# AdamQLMeng/PPNet

Hardware: AMD Instinct MI355X
Metric: edage_pp_map_path_instances_per_sec (higher is better)
Workload: dtype f64

## Files before the change

### include/ppnet_hip.h

```cpp
#ifndef PPNET_HIP_H
#define PPNET_HIP_H

#include <stdint.h>

#ifdef __cplusplus
extern "C" {
#endif

#define PPN_OK             0
#define PPN_E_INVALID     -1
#define PPN_E_HIP         -2
#define PPN_E_UNSUPPORTED -3

#define PPN_SEGS            10
#define PPN_POLY             5
#define PPN_PATH_POINTS   1000
#define PPN_BOUNDARY_POINTS 1100
#define PPN_DRAWS_PER_SEG 1002
#define PPN_DRAWS_PER_PATH (1 + PPN_SEGS * PPN_DRAWS_PER_SEG)
#define PPN_MAX_HULL        64
#define PPN_MAX_ISLES       16
#define PPN_MAX_POCKET      64
#define PPN_POCKET_TRY_CAP 256
#define PPN_PLACE_TRY_CAP 4096
// ... 285 lines not shown
                      void* stream);
#define PPN_AUG_FLIP            1u
#define PPN_AUG_BRIGHTNESS      2u
#define PPN_AUG_CONTRAST        4u
#define PPN_AUG_CONTRAST_LAST   8u
#define PPN_AUG_SATURATION     16u
#define PPN_AUG_HUE            32u
#define PPN_AUG_PARAM_WORDS     8
int ppn_augment_params(uint64_t seed, uint64_t first_instance, int B, double flip_ratio, double brightness_delta, double contrast_lo,
                       double contrast_hi, double saturation_lo, double saturation_hi, int hue_delta,
                       uint32_t* params , void* stream);
int ppn_augment_codes(const uint8_t* grid , const uint8_t* label_in ,
                      const uint32_t* params , void* img_out ,
                      uint8_t* label_out , int B, int H, int W, int Ho, int Wo,
                      const float* mean3, const float* std3, int seg_pad_val, int dtype , void* stream);
int ppn_augment_rgb(const uint8_t* rgb , const uint8_t* label_in ,
                    const uint32_t* params , void* img_out ,
                    uint8_t* label_out , int B, int H, int W, int Ho, int Wo,
                    const float* mean3, const float* std3, int seg_pad_val, int dtype , void* stream);
int ppn_seg_labels_2class(const void* logits, uint8_t* labels, int32_t B, int32_t h, int32_t w, int32_t Ho, int32_t Wo,
                          int32_t dtype, void* stream);
int ppn_bias_act_nhwc(void* x, const void* bias, int64_t n, int32_t C, float negative_slope, int32_t dtype, void* stream);

int ppn_conv3x3_c1_nhwc(const void* x, const float* w, const float* bias, void* y, int32_t B, int32_t H, int32_t W,
                        int32_t Cout, float negative_slope, int32_t dtype, void* stream);
int ppn_conv3x3_to1_nhwc(const void* x, const float* w, float bias, void* y, int32_t B, int32_t H, int32_t W, int32_t Cin,
                         int32_t dtype, void* stream);
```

+++++

• About this task:
All of the records above are to be printed again exactly as they appear.

• Reply to the exercise:
# AdamQLMeng/PPNet

Hardware: AMD Instinct MI355X
Metric: edage_pp_map_path_instances_per_sec (higher is better)
Workload: dtype f64

## Files before the change

### include/ppnet_hip.h

```cpp
#ifndef PPNET_HIP_H
#define PPNET_HIP_H

#include <stdint.h>

#ifdef __cplusplus
extern "C" {
#endif

#define PPN_OK             0
#define PPN_E_INVALID     -1
#define PPN_E_HIP         -2
#define PPN_E_UNSUPPORTED -3

#define PPN_SEGS            10
#define PPN_POLY             5
#define PPN_PATH_POINTS   1000
#define PPN_BOUNDARY_POINTS 1100
#define PPN_DRAWS_PER_SEG 1002
#define PPN_DRAWS_PER_PATH (1 + PPN_SEGS * PPN_DRAWS_PER_SEG)
#define PPN_MAX_HULL        64
#define PPN_MAX_ISLES       16
#define PPN_MAX_POCKET      64
#define PPN_POCKET_TRY_CAP 256
#define PPN_PLACE_TRY_CAP 4096
// ... 285 lines not shown
                      void* stream);
#define PPN_AUG_FLIP            1u
#define PPN_AUG_BRIGHTNESS      2u
#define PPN_AUG_CONTRAST        4u
#define PPN_AUG_CONTRAST_LAST   8u
#define PPN_AUG_SATURATION     16u
#define PPN_AUG_HUE            32u
#define PPN_AUG_PARAM_WORDS     8
int ppn_augment_params(uint64_t seed, uint64_t first_instance, int B, double flip_ratio, double brightness_delta, double contrast_lo,
                       double contrast_hi, double saturation_lo, double saturation_hi, int hue_delta,
                       uint32_t* params , void* stream);
int ppn_augment_codes(const uint8_t* grid , const uint8_t* label_in ,
                      const uint32_t* params , void* img_out ,
                      uint8_t* label_out , int B, int H, int W, int Ho, int Wo,
                      const float* mean3, const float* std3, int seg_pad_val, int dtype , void* stream);
int ppn_augment_rgb(const uint8_t* rgb , const uint8_t* label_in ,
                    const uint32_t* params , void* img_out ,
                    uint8_t* label_out , int B, int H, int W, int Ho, int Wo,
                    const float* mean3, const float* std3, int seg_pad_val, int dtype , void* stream);
int ppn_seg_labels_2class(const void* logits, uint8_t* labels, int32_t B, int32_t h, int32_t w, int32_t Ho, int32_t Wo,
                          int32_t dtype, void* stream);
int ppn_bias_act_nhwc(void* x, const void* bias, int64_t n, int32_t C, float negative_slope, int32_t dtype, void* stream);

int ppn_conv3x3_c1_nhwc(const void* x, const float* w, const float* bias, void* y, int32_t B, int32_t H, int32_t W,
                        int32_t Cout, float negative_slope, int32_t dtype, void* stream);
int ppn_conv3x3_to1_nhwc(const void* x, const float* w, float bias, void* y, int32_t B, int32_t H, int32_t W, int32_t Cin,
                         int32_t dtype, void* stream);
```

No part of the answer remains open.